Hey everyone - haven't been on here in quite some time, but i'm a veteran of this site. It always comforts me when I come back to see very few of the same people from last time I was here - as it likely means my old friends are doing fine.

When I was last here I was slowing withdrawing from Benzos (Klonopin) which proved much harder than I ever thought possible considering at my peak I was only on 1mg per day. Withdrawal was hell but I was feeling pretty damn good and I knew I didn't want to be on Benzos for the rest of my life so I hung in there. I was Benzo free for quite a while, and now take only the occasional benzo (maybe two tablets of 0.5 mg per month). I was also on Lexapro, which I found did nothing for me except made me fat and constantly tired. I made the decision against my doctors advice to take myself off them. Because my doctor wouldn't give me 10mg tablets I was required to go from a 20mg per day, to 10 mg per day for a few weeks, and then stop cold turkey. It was pretty brutal - i was agitated all the time and and had OCD thoughts through the roof.

I've sort of bounced back from that, but have been having a rough week so I thought i'd stop in here.

I like to always leave a message of positivity because there often isn't enough of that here: All of you are fine. Those of you who don't feel fine, will again. You're all warriors - keep battling! For eight years now i've battled severe anxiety, even more severe depersonalization and derealization, OCD thoughts, you name it. The DP/DR were one of the toughest to kick but I did it.

Anyways - lately i've been feeling intense thoughts that I am a bad person. I have this OCD thing where I fear that I will become a serial killer, or that I will harm my friends or family, or that I will harm myself, or go crazy, etc. I obsess over them and they feel horrifically real to me. Hence my bad week. Like many of us, my mind is horribly creative and imaginative and any time I battle and defeat one symptom it finds something else to bother me with. I don't really expect many of you to relate here, but I just needed to get it off my chest as it all makes me scared. I hate going downhill even a little bit because I find it such a slippery slope - so many times i've relapsed into total hell.

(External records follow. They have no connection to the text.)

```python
class _AsBf16(torch.autograd.Function):

    @staticmethod
    def forward(ctx, param):
        return bf16(param).detach()

    @staticmethod
    def backward(ctx, g):
        return g.float()


def as_bf16(p):
    m = bf16(p)
    return p.to(torch.bfloat16) if m is None else _AsBf16.apply(p)


def as_dtype(p, dtype):
    return as_bf16(p) if dtype == torch.bfloat16 else p.to(dtype)


class _SelfAttnProj(torch.autograd.Function):

    @staticmethod
    def forward(ctx, x_qk, x_v, weight, bias, wb, bb):
        c = weight.shape[1]
        xq = x_qk if x_qk.dtype == torch.bfloat16 else x_qk.to(torch.bfloat16)
        xv = x_v if x_v.dtype == torch.bfloat16 else x_v.to(torch.bfloat16)
        ctx.save_for_backward(xq, xv, wb)
        stamp(ctx)
        ctx.dtypes = (x_qk.dtype, x_v.dtype)
        with torch.autocast("cuda", enabled=False):
            return F.linear(xq, wb[:2 * c], bb[:2 * c]), F.linear(xv, wb[2 * c:], bb[2 * c:])

    @staticmethod
    def backward(ctx, g_qk, g_v):
        check(ctx)
        xq, xv, wb = ctx.saved_tensors
        c = wb.shape[1]
        with torch.autocast("cuda", enabled=False):
            g1 = g_qk.reshape(-1, 2 * c).to(torch.bfloat16)
            g2 = g_v.reshape(-1, c).to(torch.bfloat16)
            gxq = (g1 @ wb[:2 * c]).view(xq.shape).to(ctx.dtypes[0]) if ctx.needs_input_grad[0] else None
            gxv = (g2 @ wb[2 * c:]).view(xv.shape).to(ctx.dtypes[1]) if ctx.needs_input_grad[1] else None
            gw = torch.cat((torch.mm(g1.t(), xq.reshape(-1, c), out_dtype=torch.float32),
                            torch.mm(g2.t(), xv.reshape(-1, c), out_dtype=torch.float32)))
            gb = torch.cat((rows.colsum_any(g1), rows.colsum_any(g2)))
        return gxq, gxv, gw, gb, None, None


def self_attention(mha, x_qk, x_v):
    if not (isinstance(mha, torch.nn.MultiheadAttention) and mha._qkv_same_embed_dim and mha.in_proj_bias is not None
            and mha.bias_k is None and not mha.add_zero_attn and x_qk.is_cuda and torch.is_autocast_enabled()):
        return None
    wb, bb = bf16(mha.in_proj_weight), bf16(mha.in_proj_bias)
    if wb is None or bb is None or bf16(mha.out_proj.weight) is None:
        return None
    b, q, c = x_qk.shape
    h = mha.num_heads
    qk, v = _SelfAttnProj.apply(x_qk, x_v, mha.in_proj_weight, mha.in_proj_bias, wb, bb)
    qk = qk.view(b, q, 2, h, c // h)
    out = F.scaled_dot_product_attention(qk[:, :, 0].transpose(1, 2), qk[:, :, 1].transpose(1, 2),
                                         v.view(b, q, h, c // h).transpose(1, 2),
                                         dropout_p=mha.dropout if mha.training else 0.0)
    return linear(out.transpose(1, 2).reshape(b, q, c), mha.out_proj.weight, mha.out_proj.bias)
```

Baseline: 64.37.

## Add fused MFMA self-attention kernel for head dim 48 in decoder

Adds a custom HIP flash-style self-attention forward and backward kernel for head dimension 48 and up to 576 tokens. It stages K/V into swizzled LDS, computes scores with MFMA, and generates dropout masks in-kernel with a hash. The decoder self-attention path is routed to it in place of PyTorch SDPA, which removes layout transposes and generic kernel overhead. The trade-offs are a hash-based dropout RNG instead of PyTorch's and a forward that recomputes scores in two passes.

Result: no change. 64.90, median of 6 (+0.8%).

```diff
diff --git a/include/transoar_selfattn.h b/include/transoar_selfattn.h
--- /dev/null
+++ b/include/transoar_selfattn.h
@@ -0,0 +1,28 @@
+#ifndef TRANSOAR_SELFATTN_H
+#define TRANSOAR_SELFATTN_H
+#ifdef __cplusplus
+extern "C" {
+#endif
+
+enum {
+  TRANSOAR_SELFATTN_OK = 0,
+  TRANSOAR_SELFATTN_ERR_NULL = -1,
+  TRANSOAR_SELFATTN_ERR_DIM = -2,
+  TRANSOAR_SELFATTN_ERR_ALIGN = -3
+};
+
+int transoar_self_attn_forward(const void* qk, const void* v, void* out, float* lse, int B, int S, int H, int D,
+                               float scale, const int* seed, float keep_prob, void* hip_stream);
+
+int transoar_self_attn_backward(const void* qk, const void* v, const void* out, const void* dout, const float* lse,
+                                void* dqk, void* dv, int B, int S, int H, int D, float scale, const int* seed,
+                                float keep_prob, void* hip_stream);
+
+int transoar_selfattn_abi_version(void);
+
+int transoar_self_attn_max_tokens(int D);
+
+#ifdef __cplusplus
+}
+#endif
+#endif
diff --git a/transoar_amd/_build.py b/transoar_amd/_build.py
--- a/transoar_amd/_build.py
+++ b/transoar_amd/_build.py
@@ -21,6 +21,7 @@
     "libtransoar_optim.so": ["optim.hip"],
     "libtransoar_criterion.so": ["criterion.hip"],
     "libtransoar_segproxy.so": ["seg_proxy.hip"],
+    "libtransoar_selfattn.so": ["self_attn.hip"],
 }
 
 
diff --git a/transoar_amd/csrc/self_attn.hip b/transoar_amd/csrc/self_attn.hip
--- /dev/null
+++ b/transoar_amd/csrc/self_attn.hip
@@ -0,0 +1,398 @@
+#include <hip/hip_runtime.h>
+#include <stdint.h>
+
+#include "../../include/transoar_selfattn.h"
+
+#include "mfma_stream.hpp"
+
+namespace transoar {
+
+constexpr int kSaD = 48;
+constexpr int kSaPieces = kSaD / 8;
+constexpr int kSaPitch = 128;
+constexpr int kSaMaxS = 576;
+constexpr int kSaTileBytes = kSaMaxS * kSaPitch;
+constexpr int kSaLds = 2 * kSaTileBytes + 2 * kSaMaxS * 4;
+
+__device__ __forceinline__ int sa_off(int row, int piece) {
+  const int key = (((row >> 1) & 1) << 2) | ((row >> 2) & 3);
+  return row * kSaPitch + ((piece ^ key) << 4);
+}
+__device__ __forceinline__ s16x8 sa_rows(const unsigned char* tile, int lane, int r0, int ks) {
+  return *reinterpret_cast<const s16x8*>(tile + sa_off(r0 + (lane & 31), 2 * ks + (lane >> 5)));
+}
+__device__ __forceinline__ s16x8 sa_cols(const unsigned char* tile, int lane, int R0, int ct) {
+  const int kh = lane >> 5, r = (lane & 15) >> 2, g = (lane >> 4) & 1, c = lane & 3;
+  const int n0 = R0 + 8 * kh + r, n1 = n0 + 4;
+  const int p = 4 * ct + 2 * g + (c >> 1);
+  const s16x4 b0 = __builtin_amdgcn_ds_read_tr16_b64_v4i16((lds_s16x4*)(tile + sa_off(n0, p) + 8 * (c & 1)));
+  const s16x4 b1 = __builtin_amdgcn_ds_read_tr16_b64_v4i16((lds_s16x4*)(tile + sa_off(n1, p) + 8 * (c & 1)));
+  return __builtin_shufflevector(b0, b1, 0, 1, 2, 3, 4, 5, 6, 7);
+}
+__device__ __forceinline__ void sa_stage2(unsigned char* t0, const unsigned short* __restrict__ s0, long stride0, unsigned char* t1,
+                                          const unsigned short* __restrict__ s1, long stride1, int S, int n_tiles) {
+  const int total = n_tiles * 32 * kSaPieces;
+#pragma unroll 4
+  for (int idx = threadIdx.x; idx < total; idx += 256) {
+    const int row = idx / kSaPieces, piece = idx - row * kSaPieces;
+    u32x4 a{0u, 0u, 0u, 0u}, b{0u, 0u, 0u, 0u};
+    if (row < S) {
+      a = *reinterpret_cast<const u32x4*>(s0 + row * stride0 + 8 * piece);
+      b = *reinterpret_cast<const u32x4*>(s1 + row * stride1 + 8 * piece);
+    }
+    *reinterpret_cast<u32x4*>(t0 + sa_off(row, piece)) = a;
+    *reinterpret_cast<u32x4*>(t1 + sa_off(row, piece)) = b;
+  }
+}
+__device__ __forceinline__ void sa_row_frags(const unsigned short* __restrict__ row_ptr, bool ok, int kh, s16x8 (&f)[3]) {
+#pragma unroll
+  for (int ks = 0; ks < 3; ++ks) {
+    u32x4 x{0u, 0u, 0u, 0u};
+    if (ok) x = *reinterpret_cast<const u32x4*>(row_ptr + 16 * ks + 8 * kh);
+    f[ks] = __builtin_bit_cast(s16x8, x);
+  }
+}
+
+struct SaDrop {
+  unsigned seed, thr16;
+  bool on, even;
+};
+__device__ __forceinline__ unsigned sa_hash32(unsigned x) {
+  x ^= x >> 16; x *= 0x7feb352du; x ^= x >> 15; x *= 0x846ca68bu; x ^= x >> 16;
+  return x;
+}
+__device__ __forceinline__ bool sa_keep1(const SaDrop& d, unsigned e) {
+  const unsigned h = sa_hash32((e >> 1) * 0x9e3779b9u + d.seed);
+  return ((e & 1u) ? (h >> 16) : (h & 0xffffu)) < d.thr16;
+}
+__device__ __forceinline__ unsigned sa_keep4(const SaDrop& d, unsigned e0) {
+  if (d.even) {
+    const unsigned h0 = sa_hash32((e0 >> 1) * 0x9e3779b9u + d.seed), h1 = sa_hash32(((e0 >> 1) + 1u) * 0x9e3779b9u + d.seed);
+    return ((h0 & 0xffffu) < d.thr16 ? 1u : 0u) | ((h0 >> 16) < d.thr16 ? 2u : 0u) | ((h1 & 0xffffu) < d.thr16 ? 4u : 0u) |
+           ((h1 >> 16) < d.thr16 ? 8u : 0u);
+  }
+  unsigned bits = 0u;
+#pragma unroll
+  for (unsigned x = 0; x < 4; ++x) bits |= sa_keep1(d, e0 + x) ? (1u << x) : 0u;
+  return bits;
+}
+
+__device__ __forceinline__ void sa_store(unsigned short* __restrict__ dst, const f32x16 (&acc)[2], int kh, float mul) {
+#pragma unroll
+  for (int ct = 0; ct < 2; ++ct)
+#pragma unroll
+    for (int qd = 0; qd < (ct == 0 ? 4 : 2); ++qd)
+      *reinterpret_cast<u32x2*>(dst + 32 * ct + 8 * qd + 4 * kh) =
+          u32x2{pack_bf16(acc[ct][4 * qd] * mul, acc[ct][4 * qd + 1] * mul), pack_bf16(acc[ct][4 * qd + 2] * mul, acc[ct][4 * qd + 3] * mul)};
+}
+
+__device__ __forceinline__ f32x16 sa_scores(const unsigned char* kt, int lane, int t, const s16x8 (&qf)[3], int S) {
+  f32x16 sT;
+#pragma unroll
+  for (int r = 0; r < 16; ++r) sT[r] = 0.f;
+#pragma unroll
+  for (int ks = 0; ks < 3; ++ks) sT = mfma(sa_rows(kt, lane, 32 * t, ks), qf[ks], sT);
+  if (32 * t + 32 > S) {
+    const int kh = lane >> 5;
+#pragma unroll
+    for (int r = 0; r < 16; ++r)
+      if (32 * t + (r & 3) + 8 * (r >> 2) + 4 * kh >= S) sT[r] = -INFINITY;
+  }
+  return sT;
+}
+
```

All that said = I'll keep battling, and hope all of you soon get to a place where you feel you are beating this thing.

Cheers...

Matt

PS - Anyone here tried Valerian as a benzo-alternative? After taking a benzo a couple days ago and then feeling extremely anxious again today I want to look into an alternative. I'm constantly mindful that taking multiple benzos in a week could lead to another addiction. Looking for thoughts on valerian?


----------



## Rogue Bullies (Jun 1, 2010)

Hello there welcome back!

I can relate to a lot of the things you described like the OCD and obsessive thoughts, anxiety etc. DP/DR has been the hardest for me to handle as well. I think I tried valerian root once and I believe it calmed me down, but I really don't have enough experience with it to say whether or not it would help you. Everyone is different, but I would give it a try since you are trying to wean off the meds. I use this stuff called rescue remedy that helps calm me down and its a natural drop forum supplement. Keep battling as will I. Wish you well!









BTW how long did it take u to shake the DP?


----------



## BlueTank (Jun 2, 2010)

> It always comforts me when I come back to see very few of the same people from last time I was here - as it likely means my old friends are doing fine.


Thats awesome!


----------



## Matt210 (Aug 15, 2004)

Rogue Bullies said:


> BTW how long did it take u to shake the DP?


I had two separate bouts of it (as well as it always lingering around on and off whenever my anxiety peaks). The worst was about a two year period early in University where I did not feel that any of my surroundings were real. I was dropped down the 'Alice in Wonderland' rabbit hole so to speak.

It was a horrific and traumatic experience. I was always convinced I was never going to get better, and I was also convinced that my condition was worse than anyone else's on this board. That no one else could possibly be suffering the way I was and still seem so calm on here.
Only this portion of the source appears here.